**Your task:** A line qualifies if it holds the string "activation". Copy every qualifying line from the records.

*** Record set

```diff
diff --git a/rigl_amd/ops.py b/rigl_amd/ops.py
--- a/rigl_amd/ops.py
+++ b/rigl_amd/ops.py
@@ -1069,6 +1069,58 @@
   return loss, dz
 
 
+def head_fc_legal(n, k, c):
+  return 1 <= n <= 256 and k >= 64 and k % 64 == 0 and c >= 8 and c % 8 == 0
+
+
+def head_fc_on():
+  return tune_get('head_fc', 1) != 0
+
+
+def _aligned16(*ts):
+  return all(t is None or t.data_ptr() % 16 == 0 for t in ts)
+
+
+def head_fc_fwd(d, x, w_ohwi, bias=None, logits=None):
+  _req(x, torch.bfloat16, 'x')
+  _req(w_ohwi, torch.bfloat16, 'w_ohwi')
+  _req(bias, torch.float32, 'bias', allow_none=True)
+  n, k, c = d.n, d.cin, d.cout
+  if x.numel() != n * k or w_ohwi.numel() != k * c or (bias is not None and bias.numel() != c):
+    raise ValueError('head_fc_fwd: x must be [%d, %d], w_ohwi [%d, %d] and bias [%d]' % (n, k, c, k, c))
+  _count_macs('fwd_macs', d)
+  logits = _out(logits, (n, c), torch.bfloat16, x.device, 'logits')
+  check(_lib.load().rigl_head_fc_fwd(n, k, c, _ptr(x), _ptr(w_ohwi), _ptr(bias), _ptr(logits), _stream()))
+  return logits
+
+
+def head_fc_bwd(d, x, dz, w_hwio, dw, dbias=None, gscale=None, need_dx=True, on_dw_ready=None, dx=None):
+  _req(x, torch.bfloat16, 'x')
+  _req(dz, torch.bfloat16, 'dz')
+  _req(dw, torch.float32, 'dw')
+  _req(dbias, torch.float32, 'dbias', allow_none=True)
+  _req(gscale, torch.float32, 'gscale', allow_none=True)
+  n, k, c = d.n, d.cin, d.cout
+  if x.numel() != n * k or dz.numel() != n * c or dw.numel() != k * c or (dbias is not None and dbias.numel() != c):
+    raise ValueError('head_fc_bwd: x must be [%d, %d], dz [%d, %d], dw [%d, %d] and dbias [%d]' % (n, k, n, c, k, c, c))
+  if gscale is not None and gscale.numel() != 1:
+    raise ValueError('head_fc_bwd: gscale must hold one float')
+  _count_macs('wgrad_macs', d)
+  if need_dx:
+    _req(w_hwio, torch.bfloat16, 'w_hwio')
+    if w_hwio.numel() != k * c:
+      raise ValueError('head_fc_bwd: w_hwio must be [%d, %d]' % (k, c))
+    _count_macs('dgrad_macs', d)
+    dx = _out(dx, (n, k), torch.bfloat16, dz.device, 'dx')
+  else:
+    dx = None
+  check(_lib.load().rigl_head_fc_bwd(n, k, c, _ptr(x), _ptr(dz), _ptr(gscale), _ptr(w_hwio) if need_dx else _ptr(None),
+                                     _ptr(dx), _ptr(dw), _ptr(dbias), _stream()))
+  if on_dw_ready is not None:
+    on_dw_ready()
+  return dx
+
+
 def bn_infer_params(bns, out=None):
   bns = list(bns)
   if not bns:
diff --git a/rigl_amd/pruning_layers.py b/rigl_amd/pruning_layers.py
--- a/rigl_amd/pruning_layers.py
+++ b/rigl_amd/pruning_layers.py
@@ -46,6 +46,7 @@
 class _HandOver:
   __slots__ = ('armed', 'grad', 'payload')
   knob = did = None
+  giver, taker = 'the batch norm', 'the conv'
 
   def __init__(self):
     self.armed = False
@@ -53,17 +54,21 @@
 
   def fill(self, grad, *payload):
     self.grad, self.payload = grad, payload
+
+  @staticmethod
+  def _same(grad, filled):
+    return grad is filled or (grad is not None and grad.data_ptr() == filled.data_ptr() and grad.shape == filled.shape
+                              and grad.is_contiguous())
 
   def take(self, grad):
     filled, payload = self.grad, self.payload
     self.grad = self.payload = None
     if self.armed != (filled is not None):
-      raise RuntimeError('%s: the batch norm %s but the forward had decided otherwise' % (self.knob, self.did[filled is None]))
+      raise RuntimeError('%s: %s %s but the forward had decided otherwise' % (self.knob, self.giver, self.did[filled is None]))
     if filled is None:
       return None
-    if grad is not filled and (grad is None or grad.data_ptr() != filled.data_ptr() or grad.shape != filled.shape
-                               or not grad.is_contiguous()):
-      raise RuntimeError('%s: the gradient that reached the conv is not the one the batch norm handed over' % self.knob)
+    if not self._same(grad, filled):
+      raise RuntimeError('%s: the gradient that reached %s is not the one %s handed over' % (self.knob, self.taker, self.giver))
     return payload
 
 
@@ -75,6 +80,16 @@
 class MaskedAddendHolder(_HandOver):
   __slots__ = ()
   knob, did = 'lazy_res_grad', ('handed the shortcut gradient over unmasked', 'wrote the masked shortcut gradient')
+
+
+class LossScaleHolder(_HandOver):
+  __slots__ = ()
+  knob, did = 'head_fc', ('handed its gradient over', 'did not hand its gradient over')
+  giver, taker = 'the loss', 'the classifier'
+
+  @staticmethod
+  def _same(grad, filled):
+    return grad is not None and grad.data_ptr() == filled.data_ptr() and grad.numel() == filled.numel() and grad.is_contiguous()
 
 
 def _conv_forward(lv, desc, x, want_stats):
@@ -114,6 +129,9 @@
     ctx.lv, ctx.desc, ctx.need_dx = lv, desc, need_dx
     ctx.bn_holder, ctx.apply_holder = bn_holder, apply_holder
     ctx.save_for_backward(x)
+    head = getattr(ctx, 'head', None)
+    if head is not None:
+      return ops.head_fc_fwd(desc, x, lv.ohwi, head[0].data if head[0] is not None else None).view(desc.n, 1, 1, desc.cout)
     if pending is not None:
       out = ops.conv_fwd_bnrelu(desc, pending.x, pending.saved, lv.ohwi, x, stats=want_stats)
       y, part = out if want_stats else (out, None)
@@ -131,6 +149,13 @@
       dx = ops.conv_bwd_f32(d, x, dy, lv.weights.data.view(-1), _mask_bits(lv), lv.weights.grad.view(-1),
                             need_dx=ctx.need_dx, on_dw_ready=ready)
       return (dx,) + (None,) * 7
+    head = getattr(ctx, 'head', None)
+    if head is not None:
+      bias, holder = head
+      got = holder.take(dy)
+      dx = ops.head_fc_bwd(d, x, dy, lv.hwio, lv.weights.grad.view(-1), bias.grad if bias is not None else None,
+                           gscale=got[0] if got is not None else None, need_dx=ctx.need_dx, on_dw_ready=ready)
+      return (dx.view(x.shape) if dx is not None else None,) + (None,) * 7
     got = ctx.apply_holder.take(dy) if ctx.apply_holder is not None else None
     if got is not None:
       dx = ops.conv_bwd_bnapply(d, x, dy, lv.hwio, lv.weights.grad.view(-1), *got, on_dw_ready=ready)
@@ -139,6 +164,18 @@
     dx = ops.conv_bwd(d, x, dy, lv.hwio, lv.weights.grad.view(-1), need_dx=ctx.need_dx, on_dw_ready=ready, bn_fuse=req)
     _bn_fuse_publish(ctx.bn_holder, req, dx)
     return (dx,) + (None,) * 7
+
+
+class _HeadDenseFn(torch.autograd.Function):
+
+  @staticmethod
+  def forward(ctx, x, lv, desc, need_dx, bias, holder):
+    ctx.head = (bias, holder)
+    return _MaskedConvFn.forward(ctx, x, lv, desc, need_dx)
+
+  @staticmethod
+  def backward(ctx, dz):
+    return _MaskedConvFn.backward(ctx, dz)[:1] + (None,) * 5
 
 
 class _MaskedConvReluFn(torch.autograd.Function):
@@ -390,6 +427,8 @@
     if d is None:
       d = ops.conv_desc(b, 1, 1, self.n_in, self.units, 1, 1, 1, 0, 0, 1, 1)
       self._descs[b] = d
+    if self._takes_head_fc(x, b):
+      return self._head_fc(x, d)
     need_dx = x2.requires_grad
     if not x2.requires_grad:
       x2 = x2.detach().requires_grad_(True)
@@ -399,6 +438,26 @@
       y = y + bias_tensor(self.bias).to(y.dtype)
     if self.activation is not None:
       y = self.activation(y)
+    return y
+
+  def _takes_head_fc(self, x, b):
+    if not (x.dim() == 2 and x.is_cuda and x.dtype == torch.bfloat16 and ops.head_fc_legal(b, self.n_in, self.units)):
+      return False
+    lv, bias = self.vars, self.bias
+    if bias is not None and not (bias.data.dtype == torch.float32 and bias.grad is not None and bias.grad.is_contiguous()):
+      return False
+    return ops.head_fc_on() and ops._aligned16(x, lv.ohwi, lv.hwio, lv.weights.grad)
+
+  def _head_fc(self, x, d):
+    need_dx = x.requires_grad
+    if not need_dx:
+      x = x.detach().requires_grad_(True)
+    holder = LossScaleHolder()
+    y = _HeadDenseFn.apply(x.reshape(-1, 1, 1, self.n_in).contiguous(), self.vars, d, need_dx, self.bias, holder)
+    y = y.reshape(-1, self.units)
+    if self.activation is not None:
+      return self.activation(y)
+    y.loss_scale = holder
     return y
 
 
diff --git a/rigl_amd/workloads/nn.py b/rigl_amd/workloads/nn.py
--- a/rigl_amd/workloads/nn.py
+++ b/rigl_amd/workloads/nn.py
@@ -464,22 +464,33 @@
 class _SoftmaxXentFn(torch.autograd.Function):
 
   @staticmethod
-  def forward(ctx, logits, labels, label_smoothing):
+  def forward(ctx, logits, labels, label_smoothing, scale_holder=None):
     from rigl_amd import ops
     rows, dz = ops.softmax_xent(logits.contiguous(), labels.reshape(-1).contiguous(), label_smoothing)
     ctx.save_for_backward(dz)
+    ctx.scale_holder = scale_holder
+    if scale_holder is not None:
+      scale_holder.armed = True
     return rows.mean()
 
   @staticmethod
   def backward(ctx, g):
     dz, = ctx.saved_tensors
-    return (dz * g.to(dz.dtype)), None, None
+    h = ctx.scale_holder
+    if h is None:
+      return (dz * g.to(dz.dtype)), None, None, None
+    if g.is_cuda and g.dtype == torch.float32 and g.numel() == 1 and g.is_contiguous():
+      h.fill(dz, g)
+      return dz, None, None, None
+    dzs = dz * g.to(dz.dtype)
+    h.fill(dzs, None)
+    return dzs, None, None, None
 
 
 def softmax_cross_entropy(logits, labels, label_smoothing=0.0):
   if (_HEAD_KERNELS and logits.is_cuda and logits.dtype == torch.bfloat16 and logits.dim() == 2 and
       labels.dtype == torch.int64):
-    return _SoftmaxXentFn.apply(logits, labels, float(label_smoothing))
+    return _SoftmaxXentFn.apply(logits, labels, float(label_smoothing), getattr(logits, 'loss_scale', None))
   logp = F.log_softmax(logits.float(), dim=-1)
   nll = -logp.gather(1, labels.reshape(-1, 1)).squeeze(1)
   if not label_smoothing:
```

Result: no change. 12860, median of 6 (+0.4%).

******

**Result for this task:**
     if self.activation is not None:
       y = self.activation(y)
+    if self.activation is not None:
+      return self.activation(y)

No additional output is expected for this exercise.